Predicting the ideal launching pad for whole Philippine educaton system
In the 1990 to 1991 EDCOM survey of education in 13 regions of the country by the Senate and Congress, I sat as one of the many consultants. After watching my presentation of the Pagsasarili preschool with a slide projector and sample apparata, a DECS official remarked: “Whew! I can clearly see how dynamic the preschool program can be if it uses the Montessori system. It will surely be the launching pad for the whole educational system of the Philippines. I see the enormous overhauling of each department if preschools will be so advanced, then the elementary schools will have to be jacked up….so will the high schools and our colleges….” The gentleman from DECS was alarmed instead of delighted by such a prospect.
In my perception, DECS has the money but she refuses to accept other well-proven educational philosophies and practices.
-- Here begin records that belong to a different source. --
template <bool HRIMG, int F16, int FORM, bool BLEND = false, bool TF = false>
__global__ __launch_bounds__(DEC2_NW * 64) __attribute__((amdgpu_waves_per_eu(DEC2_WPE))) void k_dec2(const float* __restrict__ proj, const float* __restrict__ mlp,
                                                     const float* __restrict__ hrfeat, const float* __restrict__ flow,
                                                     stif_dec_tables tb, stif_dec_image im,
                                                     typename TimeArg<TQK<FORM, TF>>::type tq, float* __restrict__ out, int n,
                                                     int h, int w, int HH, int WW, int* status, stif_dec_window win,
                                                     stif_dec_blend bl) {
  constexpr bool WIN = FORM == WINDOW;
  constexpr int TQ = TQK<FORM, TF>;
  static_assert(!TF || (!HRIMG && !BLEND), "a time field has no HR-image and no blending form");
  static_assert(FORM != PTS || (!HRIMG && !BLEND && !TF), "a point list has no HR-image and no blending form");
  __shared__ __attribute__((aligned(16))) float wbuf[2 * SEG * T];
  const int lane = threadIdx.x & 63, hf = lane >> 5;
  const int wv = __builtin_amdgcn_readfirstlane(threadIdx.x >> 6);
  float* const B0 = wbuf;
  float* const B1 = wbuf + SEG * T;
  const __amdgpu_buffer_rsrc_t rm = mlp_rsrc(mlp);
  dma_tiles<DEC2_NW>(B0, rm, E_W0, 8, wv, lane);
  const Pixel pix = pixel_of<DEC2_NW, 32, FORM>(wv, lane, n, HH, WW, win, tq, status);
  const long long pc = pix.pc;
  const int item = pix.item, py = pix.ly, px = pix.lx;
  const float t = time_at<TQ>(tq, item, WIN ? win.y0 + py : py, WIN ? win.x0 + px : px, pix.pt);
  const float* P = proj + (size_t)item * h * w * PROJ_C;
  const float* HRF = hrfeat + (WIN ? (size_t)item * win.fh * win.fw * 64 : (size_t)item * HH * WW * 64);
  if constexpr (FORM == PTS) HRF = hrfeat + (size_t)item * tq.npts * 8 * 64;

  const f32x4 fv = ld4(flow + (size_t)pc * 4);
  const float bx = tb.lin_x[WIN ? win.x0 + px : px], by = tb.lin_y[WIN ? win.y0 + py : py];
  const WarpGrids wg = warp_grids(fv, bx, by, WW, HH);

  f32x16 x0[2];
  {
    f32x16 z[2], q[2];
    gather64<8>(z, P, PROJ_C, 128, bilin(wg.g1x, wg.g1y, w, h), hf);
    asm volatile("" ::: "memory");
    gather64<8>(q, P, PROJ_C, 192, bilin(wg.g2x, wg.g2y, w, h), hf);
#pragma unroll
    for (int ot = 0; ot < 2; ++ot)
#pragma unroll
      for (int v = 0; v < 4; ++v) {
        const int f = ot * 32 + 8 * v + 4 * hf;
        const f32x4 wt = ld4(mlp + E_WT + f), bb = ld4(mlp + E_B0 + f);
#pragma unroll
        for (int e = 0; e < 4; ++e) z[ot][4 * v + e] = (z[ot][4 * v + e] + (q[ot][4 * v + e] + wt[e] * t + bb[e])) * ACC_IN<F16>;
      }
    if constexpr (HRIMG) {
      const float* I = im.img + (size_t)item * im.ih * im.iw * IMG_C;
      img_mma(z, mlp + I_E1, img_sample(I, bilin(wg.g1x, wg.g1y, im.iw, im.ih), hf), lane);
      img_mma(z, mlp + I_E2, img_sample(I, bilin(wg.g2x, wg.g2y, im.iw, im.ih), hf), lane);
    }
    asm volatile("" ::: "memory");
    gather64<8>(q, HRF, 64, 0, bilin_hr<FORM>(wg.g1x, wg.g1y, WW, HH, win, status, 8 * pix.pt), hf);
    lds_dma_barrier();
    dma_tiles<DEC2_NW>(B1, rm, E_W1, 4, wv, lane);
    {
      const XT<F16> qs[2] = {xop<F16>(q[0]), xop<F16>(q[1])};
#pragma unroll
      for (int ot = 0; ot < 2; ++ot)
#pragma unroll
        for (int kt = 0; kt < 2; ++kt) tile_mma<F16>(z[ot], B0 + (ot * 4 + kt) * T, qs[kt], lane);
    }
    asm volatile("" ::: "memory");
    gather64<8>(q, HRF, 64, 0, bilin_hr<FORM>(wg.g2x, wg.g2y, WW, HH, win, status, 8 * pix.pt + 4), hf);
    const XT<F16> qs[2] = {xop<F16>(q[0]), xop<F16>(q[1])};
#pragma unroll
    for (int ot = 0; ot < 2; ++ot) {
#pragma unroll
      for (int kt = 2; kt < 4; ++kt) tile_mma<F16>(z[ot], B0 + (ot * 4 + kt) * T, qs[kt - 2], lane);
#pragma unroll
      for (int r = 0; r < 16; ++r) x0[ot][r] = siren_sin<F16>(z[ot][r] * ACC_S<F16>);
    }
  }
  lds_dma_barrier();
  const Bias32 eb1[2] = {bias_ld(mlp + E_B1, hf), bias_ld(mlp + E_B1 + 32, hf)};
  __builtin_amdgcn_sched_barrier(0);
  auto seg_l23 = [&](float* dst, int kt) {
    dma_tiles<DEC2_NW>(dst, rm, E_W2 + kt * 2 * T, 2, wv, lane);
#pragma unroll
    for (int ot = 0; ot < 8; ++ot) dma_tiles<DEC2_NW>(dst + (2 + ot) * T, rm, E_W3 + (ot * 8 + kt) * T, 1, wv, lane);
  };
  seg_l23(B0, 0);
  f32x16 x1[2];
  {
    const XT<F16> xs[2] = {xop<F16>(x0[0]), xop<F16>(x0[1])};
#pragma unroll
    for (int ot = 0; ot < 2; ++ot) {
      f32x16 acc = f32x16{0};
#pragma unroll
      for (int kt = 0; kt < 2; ++kt) tile_mma<F16>(acc, B1 + (ot * 2 + kt) * T, xs[kt], lane);
      x1[ot] = bias_sin<F16>(acc, eb1[ot]);
    }
  }
  const XT<F16> x1s[2] = {xop<F16>(x1[0]), xop<F16>(x1[1])};
  f32x16 a3[8];
#pragma unroll
  for (int ot = 0; ot < 8; ++ot) a3[ot] = f32x16{0};
  auto l23_step = [&](int kt, bool last) {
    lds_dma_barrier();
    const Bias32 b2 = bias_ld(mlp + E_B2 + kt * 32, hf);
    __builtin_amdgcn_sched_barrier(0);
    float* cur = (kt & 1) ? B1 : B0;
    float* nxt = (kt & 1) ? B0 : B1;
    if (!last) seg_l23(nxt, kt + 1);
    else dma_tiles<DEC2_NW>(nxt, rm, E_W4V, 1, wv, lane);
    f32x16 acc = f32x16{0};
    tile_mma<F16>(acc, cur, x1s[0], lane);
    tile_mma<F16>(acc, cur + T, x1s[1], lane);
    const XT<F16> h2 = xop<F16>(bias_sin<F16>(acc, b2));
#pragma unroll
    for (int ot = 0; ot < 8; ++ot) tile_mma<F16>(a3[ot], cur + (2 + ot) * T, h2, lane);
  };
#pragma unroll 1
  for (int kt = 0; kt < 7; ++kt) l23_step(kt, false);
  l23_step(7, true);
  lds_dma_barrier();
  float o4[3] = {0.f, 0.f, 0.f};
#pragma unroll
  for (int kt = 0; kt < 8; ++kt) {
    const f32x16 h3 = bias_sin<F16>(a3[kt], B0 + (E_W4V_B3 - E_W4V) + kt * 32, hf);
    narrow_dot<3>(o4, B0, kt, h3, hf);
  }
#pragma unroll
  for (int c = 0; c < 3; ++c) o4[c] += __shfl_xor(o4[c], 32);
  if (pix.valid && hf == 0) {
    if constexpr (FORM == PTS) store_rgb<PTS, F16 != 0>(out, mlp, o4, fv, item, 0, pix.pt, 1, tq.npts, win, status, bl);
    else store_rgb<FORM, F16 != 0, BLEND>(out, mlp, o4, fv, item, py, px, HH, WW, win, status, bl);
  }
}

With difficulty, DECS admits that the $240 million spent on retraining public elementary school teachers (PRODED) failed.
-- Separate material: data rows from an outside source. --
static int topk_part(const MadDscSet* hi, const MadDscSet* lo, int k, int lo_index_base, int32_t* topk_idx, double* topk_score,
                     void* workspace, size_t workspace_bytes, int impl, cudaStream_t st) {
    const int M = hi->rows;
    const int S = topk_lists(M, lo->rows, k, impl);
    auto run_topk = [&](int lists, int32_t* oi, double* os) {
        const int segs = impl == 0 ? lists / u8_lists_per_segment(k) : lists;
        if (impl == 0)
            return mad_match_u8_topk(hi->u8, hi->rows, hi->rows_padded, lo->u8, lo->rows, lo->rows_padded, hi->norm2,
                                     lo->norm2, lo->rnorm, segs, k, lo_index_base, oi, os, st);
        return run_match(hi, lo, 0.0, 2, segs, nullptr, nullptr, nullptr, nullptr, nullptr, k, lo_index_base, oi, os, impl, st);
    };
    if (S == 1) return run_topk(1, topk_idx, topk_score);
    MAD_CHECK_ARG(workspace && workspace_bytes >= topk_part_workspace_bytes(M, lo->rows, k, impl));
    int32_t* pidx = reinterpret_cast<int32_t*>(workspace);
    double* pscore = reinterpret_cast<double*>(reinterpret_cast<char*>(workspace) +
                                               mad_align_up((size_t)S * M * k * sizeof(int32_t), 256));
    int rc = run_topk(S, pidx, pscore);
    if (rc != MAD_OK) return rc;
    return mad_topk_merge_launch(pidx, pscore, S, M, k, topk_idx, topk_score, st);
}

extern "C" int mad_match_topk(const MadDscSet* hi, const MadDscSet* lo, int k, int lo_index_base, int32_t* topk_idx,
                              double* topk_score, void* workspace, size_t workspace_bytes, int impl, void* stream) {
    int rc = check_sets(hi, lo, impl);
    if (rc != MAD_OK) return rc;
    MAD_CHECK_ARG(k >= 1 && k <= MAD_TOPK_MAX);
    if (hi->rows == 0) return MAD_OK;
    MAD_CHECK_ARG(topk_idx && topk_score);
    cudaStream_t st = (cudaStream_t)stream;
    const int M = hi->rows;
    if (lo->rows == 0) {
        MAD_CUDA(cudaMemsetAsync(topk_idx, 0xFF, sizeof(int32_t) * (size_t)M * k, st));
        return mad_topk_merge_launch(topk_idx, topk_score, 0, M, k, topk_idx, topk_score, st);
    }
    const int tail = topk_tail_rows(M, k, impl);
    if (tail <= 0) return topk_part(hi, lo, k, lo_index_base, topk_idx, topk_score, workspace, workspace_bytes, impl, st);
    const int M0 = M - tail;
    MadDscSet a = *hi, b = *hi;
    a.rows = M0;
    a.rows_padded = M0;
    b.rows = tail;
    b.rows_padded = hi->rows_padded - M0;
    b.dsc = hi->dsc ? hi->dsc + (size_t)M0 * MAD_DSC_LEN : nullptr;
    b.u8 = hi->u8 ? hi->u8 + (size_t)M0 * MAD_DSC_LEN : nullptr;
    b.norm2 = hi->norm2 + M0;
    b.rnorm = hi->rnorm ? hi->rnorm + M0 : nullptr;
    rc = topk_part(&a, lo, k, lo_index_base, topk_idx, topk_score, workspace, workspace_bytes, impl, st);
    if (rc != MAD_OK) return rc;
    return topk_part(&b, lo, k, lo_index_base, topk_idx + (size_t)M0 * k, topk_score + (size_t)M0 * k, workspace, workspace_bytes,
                     impl, st);
}

namespace {
__global__ void publish_small_kernel(const unsigned int* __restrict__ src, volatile unsigned int* dst, int n_words) {
    for (int i = threadIdx.x; i < n_words; i += blockDim.x) dst[i] = src[i];
    __threadfence_system();
}
}

extern "C" int mad_publish_small(const void* src_dev, void* dst_host_mapped, int bytes, void* stream) {
    MAD_CHECK_ARG(src_dev && dst_host_mapped && bytes > 0 && bytes <= 4096 && bytes % 4 == 0);
    MAD_CHECK_ARG((reinterpret_cast<uintptr_t>(src_dev) & 3) == 0 && (reinterpret_cast<uintptr_t>(dst_host_mapped) & 3) == 0);
    MAD_PROF("publish_small_kernel", stream);
    publish_small_kernel<<<1, 64, 0, (cudaStream_t)stream>>>(static_cast<const unsigned int*>(src_dev),
                                                             static_cast<volatile unsigned int*>(dst_host_mapped), bytes / 4);
    MAD_LAUNCH_OK();
    return MAD_OK;
}

namespace {
__global__ void __launch_bounds__(256)
copy_to_host_kernel(const uint4* __restrict__ src, uint4* __restrict__ dst, long long n16, const unsigned char* __restrict__ src_tail,
                    unsigned char* __restrict__ dst_tail, int n_tail) {
    const long long stride = (long long)gridDim.x * blockDim.x;
    for (long long i = blockIdx.x * (long long)blockDim.x + threadIdx.x; i < n16; i += stride) {
        const uint4 v = __ldcs(src + i);
        __stcs(dst + i, v);
    }
    if (blockIdx.x == 0 && (int)threadIdx.x < n_tail) dst_tail[threadIdx.x] = src_tail[threadIdx.x];
}
}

Unique nature of preschoolers does not respond to traditional teaching
What should school reforms be like in the elementary schools? Grade I teachers in the public schools are the unhappiest teachers. Without any preschool background, the Grade I students can be very stubborn in learning. The DECS should have done away with the Minimum Learning Competency (MLC) goals for Grade I providing only very easy reading, writing and arithmetic lessons to the seven-year-old public school kids who are perceived wrongly to be capable of achieving on a very low level. Now that DepEd is bent on the K to 12, suddenly, the five-year-old children have been accepted into Grade I. This is a serious offense to the enormous reasoning power of the 6 to 12 years old elementary school children. (Note how public grade schoolers lose more their self-esteem since their schools are referred to as “Mababang Paaralan.”)
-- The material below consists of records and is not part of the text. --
__device__ __forceinline__ void merge_write_body(const MergeArgs& a, MapState* S, MapCounters* C) {
    if (S->abort) return;
    if (static_cast<int>(blockIdx.x) < MERGE_WB0 + MERGE_WB1) {
        const int cls0 = static_cast<int>(blockIdx.x) < MERGE_WB0 ? 0 : 1;
        const int b0 = cls0 ? blockIdx.x - MERGE_WB0 : blockIdx.x, nblk0 = cls0 ? MERGE_WB1 : MERGE_WB0;
        const MapParams mp0 = S->mp;
        const MapCloud m0 = a.in[cls0];
        const int n0 = S->n_map[cls0];
        for (int i = b0 * 256 + threadIdx.x; i < n0; i += nblk0 * 256)
            if (a.grid_rank[cls0][i] >= 0) a.grid_cell[cls0][grid_cell(mp0, m0.x[i], m0.y[i], m0.z[i])].x = 0;
    }
    if (C->merge_fail) {
        if (blockIdx.x == 0 && threadIdx.x == 0) __hip_atomic_store(&S->abort, static_cast<int>(MAP_ABORT_MERGE), __ATOMIC_RELAXED, __HIP_MEMORY_SCOPE_AGENT);
        return;
    }
    if (static_cast<int>(blockIdx.x) >= MERGE_WRITE_GRID) return;
    __shared__ int s_base[MERGE_CHUNKS + 1];
    __shared__ unsigned long long s_samp[MERGE_MAX / 8];
    int b = blockIdx.x;
    int cls, part, nblk;
    if (b < MERGE_WB0) cls = 0, part = 0, nblk = MERGE_WB0;
    else if ((b -= MERGE_WB0) < MERGE_WB1) cls = 1, part = 0, nblk = MERGE_WB1;
    else if ((b -= MERGE_WB1) < MERGE_NEW_BLOCKS) cls = 0, part = 1, nblk = MERGE_NEW_BLOCKS;
    else b -= MERGE_NEW_BLOCKS, cls = 1, part = 1, nblk = MERGE_NEW_BLOCKS;
    const MapCloud in = a.in[cls], out = a.out[cls];
    const MergeNew nw = a.nw[cls];
    const int n_eff = C->merge_neff[cls];
    const int n_old = S->n_map[cls];
    if (part == 0 && b * 256 >= n_old && b > 0) return;
    const int n_samp = (n_eff + 7) >> 3;
    if (part == 0)
        for (int q = threadIdx.x; q < n_samp; q += 256) s_samp[q] = nw.samp[q];
    if (threadIdx.x < MERGE_CHUNKS) s_base[threadIdx.x + 1] = nw.blocktot[threadIdx.x];
    __shared__ int s_valid;
    if (threadIdx.x == 0) s_valid = 0;
    __syncthreads();
    if (threadIdx.x == 0) {
        int run = 0;
        for (int q = 0; q < MERGE_CHUNKS; ++q) {
            const int v = s_base[q + 1];
            s_base[q] = run;
            run += v;
        }
        s_base[MERGE_CHUNKS] = run;
    }
    __syncthreads();
    const int total = s_base[MERGE_CHUNKS];
    if (n_old + total > a.cap) {
        if (b == 0 && part == 0 && threadIdx.x == 0) __hip_atomic_store(&S->abort, static_cast<int>(MAP_ABORT_MERGE), __ATOMIC_RELAXED, __HIP_MEMORY_SCOPE_AGENT);
        return;
    }
    if (b == 0 && part == 0 && threadIdx.x == 0) __hip_atomic_store(&C->n_map_new[cls], n_old + total, __ATOMIC_RELAXED, __HIP_MEMORY_SCOPE_AGENT);
    auto pre_at = [&](int t) { return t < n_eff ? nw.pre[t] + s_base[t >> 9] : total; };
    const MapParams mp = S->mp;
    bool drifted = false, over = false;
    int n_in = 0;
    auto prebuild = [&](int o, float x, float y, float z, int cube, unsigned long long placed) {
        const unsigned long long k = map_key(mp, a.inv_leaf[cls], x, y, z, cube, C);
        a.next_okeys[cls][o] = k;
        drifted |= k != placed;
        if (cube_valid(mp, cube)) {
            ++n_in;
            const int cap = a.next_cap[cls];
            const int c = grid_cell(mp, x, y, z);
            const int r = atomicAdd(&a.next_cell[cls][c].x, 1);
            a.next_rank[cls][o] = r;
            if (r < cap) {
                a.next_pool[cls][static_cast<size_t>(c) * cap + r] = make_float4(x, y, z, __int_as_float(o));
                if (r == 0) a.next_cell[cls][c].y = c * cap;
            } else {
                over = true;
            }
        } else {
            a.next_rank[cls][o] = -1;
        }
    };
    if (part == 0) {
        for (int i = b * 256 + threadIdx.x; i < n_old; i += nblk * 256) {
            const unsigned long long k = a.okeys[cls][i];
            const float ix = in.x[i], iy = in.y[i], iz = in.z[i], iw = in.w[i];
            const int cube = in.cube[i];
            int lo, hi;
            {
                int x = 0, y = n_samp;
                while (x < y) {
                    const int mid = (x + y) >> 1;
                    if (s_samp[mid] < k) x = mid + 1;
                    else y = mid;
                }
                lo = x > 0 ? (x - 1) * 8 + 1 : 0;
                hi = min(n_eff, x * 8);
                if (lo > hi) lo = hi;
            }
            unsigned long long e[8];
#pragma unroll
            for (int j = 0; j < 8; ++j) e[j] = lo + j < n_eff ? nw.sorted[lo + j] : ~0ull;
            int cn = 0;
#pragma unroll
            for (int j = 0; j < 7; ++j) cn += (lo + j < hi && (e[j] >> MERGE_IDX_BITS) < k) ? 1 : 0;
            const int at = lo + cn;
            const int o = i + pre_at(at);
            float ax = 0.f, ay = 0.f, az = 0.f, aw = 0.f;
            ax += ix, ay += iy, az += iz, aw += iw;
            int cnt = 1;
            if (!key_nomerge(k)) {
                bool run = true;
#pragma unroll
                for (int j = 0; j < 8; ++j)
                    if (j >= cn) {
                        run = run && (e[j] >> MERGE_IDX_BITS) == k;
                        if (run) {
                            const int jn = static_cast<int>(e[j] & (MERGE_MAX - 1));
                            ax += nw.x[jn], ay += nw.y[jn], az += nw.z[jn], aw += nw.w[jn];
                            ++cnt;
                        }
                    }
                if (run) {
                    int u = lo + 8;
                    while (u < n_eff && (nw.sorted[u] >> MERGE_IDX_BITS) == k) {
                        const int jn = static_cast<int>(nw.sorted[u] & (MERGE_MAX - 1));
                        ax += nw.x[jn], ay += nw.y[jn], az += nw.z[jn], aw += nw.w[jn];
                        ++u, ++cnt;
                    }
                }
            }
            const float c = static_cast<float>(cnt);
            const float ox = ax / c, oy = ay / c, oz = az / c;
            out.x[o] = ox, out.y[o] = oy, out.z[o] = oz, out.w[o] = aw / c, out.cube[o] = cube;
            if (a.prebuild) prebuild(o, ox, oy, oz, cube, k);
        }
    } else {
        const int i = b * 256 + threadIdx.x;
        if (i < n_eff && (nw.hm[i] & 3) == 1) {
            const unsigned long long k = nw.sorted[i] >> MERGE_IDX_BITS;
            const int o = nw.lb[i] + pre_at(i);
            float ax = 0.f, ay = 0.f, az = 0.f, aw = 0.f;
// ... 40 lines not shown
    merge_write_body(a, S, C);
    if (!t.fused) return;
    if (static_cast<int>(blockIdx.x) >= MERGE_WRITE_GRID && S->pose_seq == t.seq) {
        const int i = (blockIdx.x - MERGE_WRITE_GRID) * 256 + threadIdx.x;
        if (i < min(*t.d_nfull, t.full_cap)) {
            double x7[7];
#pragma unroll
            for (int k = 0; k < 7; ++k) x7[k] = t.st->x[k];
            float sel[3];
            associate_to_map(x7, t.full.x[i], t.full.y[i], t.full.z[i], sel);
            t.full_out.x[i] = sel[0], t.full_out.y[i] = sel[1], t.full_out.z[i] = sel[2], t.full_out.w[i] = t.full.w[i];
        }
    }
}
SCAL_KERNEL(256, k_merge_write)

__device__ __forceinline__ void k_transform_cloud_body(const CSoA4& in, const int* __restrict__ d_n, int cap, const LMState* __restrict__ st,
                                                         const MapState* __restrict__ S, const SoA4& out) {
    if (S->abort) return;
    const int i = blockIdx.x * blockDim.x + threadIdx.x;
    if (i >= min(*d_n, cap)) return;
    double x7[7];
#pragma unroll
    for (int k = 0; k < 7; ++k) x7[k] = st->x[k];
    float sel[3];
    associate_to_map(x7, in.x[i], in.y[i], in.z[i], sel);
    out.x[i] = sel[0], out.y[i] = sel[1], out.z[i] = sel[2], out.w[i] = in.w[i];
}
SCAL_KERNEL(256, k_transform_cloud)

__device__ __forceinline__ void k_map_gather_body(const float* __restrict__ less_aos, const int* __restrict__ d_n_less, const CSoA4& less_flat,
                                                    const int* __restrict__ d_n_less_flat, const SoA4& corner_in, const SoA4& surf_in, MapCounters* C, int cap,
                                                    int nbc, unsigned* surf_parts) {
    const bool corner = static_cast<int>(blockIdx.x) < nbc;
    const int b = corner ? blockIdx.x : blockIdx.x - nbc;
    const int n = min(corner ? *d_n_less : *d_n_less_flat, cap);
    const int i = b * 256 + threadIdx.x;
    if (blockIdx.x == 0) {
        int* w = reinterpret_cast<int*>(C);
        for (int t = 2 + threadIdx.x; t < static_cast<int>(sizeof(MapCounters) / sizeof(int)); t += 256) w[t] = 0;
    }
    if (i == 0) (corner ? C->n_corner_in : C->n_surf_in) = n;
    if (corner) {
        if (i >= n) return;
        const float4 p = reinterpret_cast<const float4*>(less_aos)[i];
        corner_in.x[i] = p.x, corner_in.y[i] = p.y, corner_in.z[i] = p.z, corner_in.w[i] = p.w;
    } else {
        float x = 0.f, y = 0.f, z = 0.f;
        if (i < n) {
            x = less_flat.x[i], y = less_flat.y[i], z = less_flat.z[i];
            surf_in.x[i] = x, surf_in.y[i] = y, surf_in.z[i] = z, surf_in.w[i] = less_flat.w[i];
        }
        if (surf_parts) vox_bbox_block_store(surf_parts, b, i < n, x, y, z);
    }
}
SCAL_KERNEL(256, k_map_gather)

__device__ __forceinline__ void k_export_valid_body(const MapCloud& m, const MapState* __restrict__ S, int cls, int* __restrict__ counter,
                                                      float* __restrict__ out, int cap) {
    const MapParams mp = S->mp;
    const int n = S->n_map[cls];
    for (int i = blockIdx.x * blockDim.x + threadIdx.x; i < n; i += gridDim.x * blockDim.x)
        if (cube_valid(mp, m.cube[i])) {
            const int p = atomicAdd(counter, 1);
            if (p < cap) reinterpret_cast<float4*>(out)[p] = make_float4(m.x[i], m.y[i], m.z[i], m.w[i]);
        }
}
SCAL_KERNEL(256, k_export_valid)


__device__ __forceinline__ void copy_words(void* dst, const void* src, int bytes) {
    const unsigned* s = static_cast<const unsigned*>(src);
    unsigned* d = static_cast<unsigned*>(dst);
    for (int i = threadIdx.x; i < bytes / 4; i += blockDim.x) d[i] = s[i];
}

struct PoseDoneNew {
    CSoA4 stack[2];
    const int* d_ns[2];
    float inv_leaf[2];
    float *x[2], *y[2], *z[2], *w[2];
    int* cube[2];
    unsigned long long* pkey[2];
};
struct MapPoseDone {
    int active;
    unsigned seq;
    MapState* S;
    const LMState* st;
    MapCounters* C;
    MapResult* host;
    PoseDoneNew nw;
    __device__ __forceinline__ void operator()(const double* x, int first, int stride, bool aborted) const {
        if (!active) return;
        const bool stop = aborted || S->abort;
        if (!stop) {
            const MapParams mp = S->mp;
            double x7[7];
#pragma unroll
            for (int k = 0; k < 7; ++k) x7[k] = x[k];
#pragma unroll
            for (int cls = 0; cls < 2; ++cls) {
                const int n_new = min(*nw.d_ns[cls], MERGE_MAX);
                const CSoA4 stack = nw.stack[cls];
                for (int i = first; i < n_new; i += stride) {
                    float sel[3];
                    associate_to_map(x7, stack.x[i], stack.y[i], stack.z[i], sel);
                    const int pc = pack_cube(cube_abs(sel[0]), cube_abs(sel[1]), cube_abs(sel[2]));
                    const unsigned long long k = map_key(mp, nw.inv_leaf[cls], sel[0], sel[1], sel[2], pc, C);
                    nw.x[cls][i] = sel[0], nw.y[cls][i] = sel[1], nw.z[cls][i] = sel[2], nw.w[cls][i] = stack.w[i], nw.cube[cls][i] = pc;
                    nw.pkey[cls][i] = k == ~0ull ? ~0ull : ((k << MERGE_IDX_BITS) | static_cast<unsigned long long>(i));
                }
            }
        }
        if (blockIdx.x != 0) return;
        if (first == 0 && !stop) {
            const double* q_wodom = S->q_wodom;
            const double n2 = q_wodom[0] * q_wodom[0] + q_wodom[1] * q_wodom[1] + q_wodom[2] * q_wodom[2] + q_wodom[3] * q_wodom[3];
            const double qi[4] = {-q_wodom[0] / n2, -q_wodom[1] / n2, -q_wodom[2] / n2, q_wodom[3] / n2};
            double qn[4];
            q_mul(x, qi, qn);
            double r2[3];
            q_rot(qn, S->t_wodom, r2);
#pragma unroll
            for (int i = 0; i < 4; ++i) S->q_wmap_wodom[i] = qn[i];
#pragma unroll
            for (int i = 0; i < 3; ++i) S->t_wmap_wodom[i] = x[4 + i] - r2[i];
            S->pose_seq = seq;
        }
        __syncthreads();
        copy_words(&host->st, st, sizeof(LMState));
        copy_words(&host->C1, C, sizeof(MapCounters));
        copy_words(&host->S1, S, sizeof(MapState));
        __threadfence_system();
        __syncthreads();
        if (threadIdx.x == 0) __hip_atomic_store(&host->seq_pose, seq, __ATOMIC_RELEASE, __HIP_MEMORY_SCOPE_SYSTEM);
    }
    __device__ __forceinline__ void operator()(int, int, int) const {}
};

__device__ __forceinline__ void k_map_pose_done_body(const MapPoseDone& pd) {
    pd(pd.st->x, blockIdx.x * blockDim.x + threadIdx.x, gridDim.x * blockDim.x, false);
}
SCAL_KERNEL(256, k_map_pose_done)

__device__ __forceinline__ void k_map_end_body(MapState* S, const MapCounters* C, MapResult* host, unsigned seq) {
    if (threadIdx.x == 0 && !S->abort) S->n_map[0] = C->n_map_new[0], S->n_map[1] = C->n_map_new[1];
    __syncthreads();
    copy_words(&host->C2, C, sizeof(MapCounters));
    copy_words(&host->S2, S, sizeof(MapState));
    __threadfence_system();
    __syncthreads();
    if (threadIdx.x == 0) __hip_atomic_store(&host->seq_done, seq, __ATOMIC_RELEASE, __HIP_MEMORY_SCOPE_SYSTEM);
}
SCAL_KERNEL(256, k_map_end)

struct MapStore {
    SoAStore pts[2];
    DevBuf<int> cube[2];
    int n = 0;
    MapCloud cloud(int b) { return MapCloud{pts[b].x.p, pts[b].y.p, pts[b].z.p, pts[b].w.p, cube[b].p}; }
};

struct GridStore {
    DevBuf<int2> cell[2];
    DevBuf<int> rank[2];
    DevBuf<float4> g;
    DevBuf<float4> fixed[2];
    DevBuf<unsigned long long> okeys[2];
    int fixed_cap = 0;
    GridPts pts(int par, bool fixed_pool = false) { return GridPts{fixed_pool ? fixed[par].p : g.p}; }
};

SCAL_DEFINE_STAMP_READER(scal_debug_stamps_map)
}

using namespace scal;
// ... 19 lines not shown
    bool pose_collected = false;
    bool confirmed = false;
    bool failed = false;
    bool prebuilt = false;
    unsigned seq = 0;
    unsigned feat_generation = 0;
    int n_corner_bound = 0, n_surf_bound = 0;
    int insert_path = 0;
};

struct InputSet {
    SoAStore in[2], stack[2];
    DevBuf<MapCounters> C;
    DevBuf<unsigned> surf_parts;
    Event ev_pre;
    Event ev_pre_a;
    int* n_in(int k) const { return k == 0 ? &C.p->n_corner_in : &C.p->n_surf_in; }
    int* n_stack(int k) const { return k == 0 ? &C.p->n_corner_stack : &C.p->n_surf_stack; }
};

template <class T, int N>
struct Fifo {
    T item[N];
    int n = 0;
    void push(const T& v) { item[n++] = v; }
    const T& front() const { return item[0]; }
    void pop() { std::copy(item + 1, item + n, item), --n; }
    void clear() { n = 0; }
};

For the past 25 years three- to five-year-old children in our affordable Pagsasarili preschools all over Luzon have easily learned to read “kartilla” and write monosyllabic words, count to 1000, work with geography and history materials and speak English... acquiring the competencies of a third grader.
The social revolution on behalf of the ‘it cittadino dimenticato’
We are racing against time. The powerhouse of the country is the people. It is ignited in early childhood. Let us be inspired by Dr. Maria Montessori who says that there must be “an active social campaign to make the child understood. For a multitude of weak creatures living amongst the strong, without being understood must be an abyss of unsuspected evil.” She thus describes her work as “an effort to bring about a great social revolution on behalf of the ‘forgotten citizen’ (it cittadino dimenticato) whose rights have never been properly recognized by society.”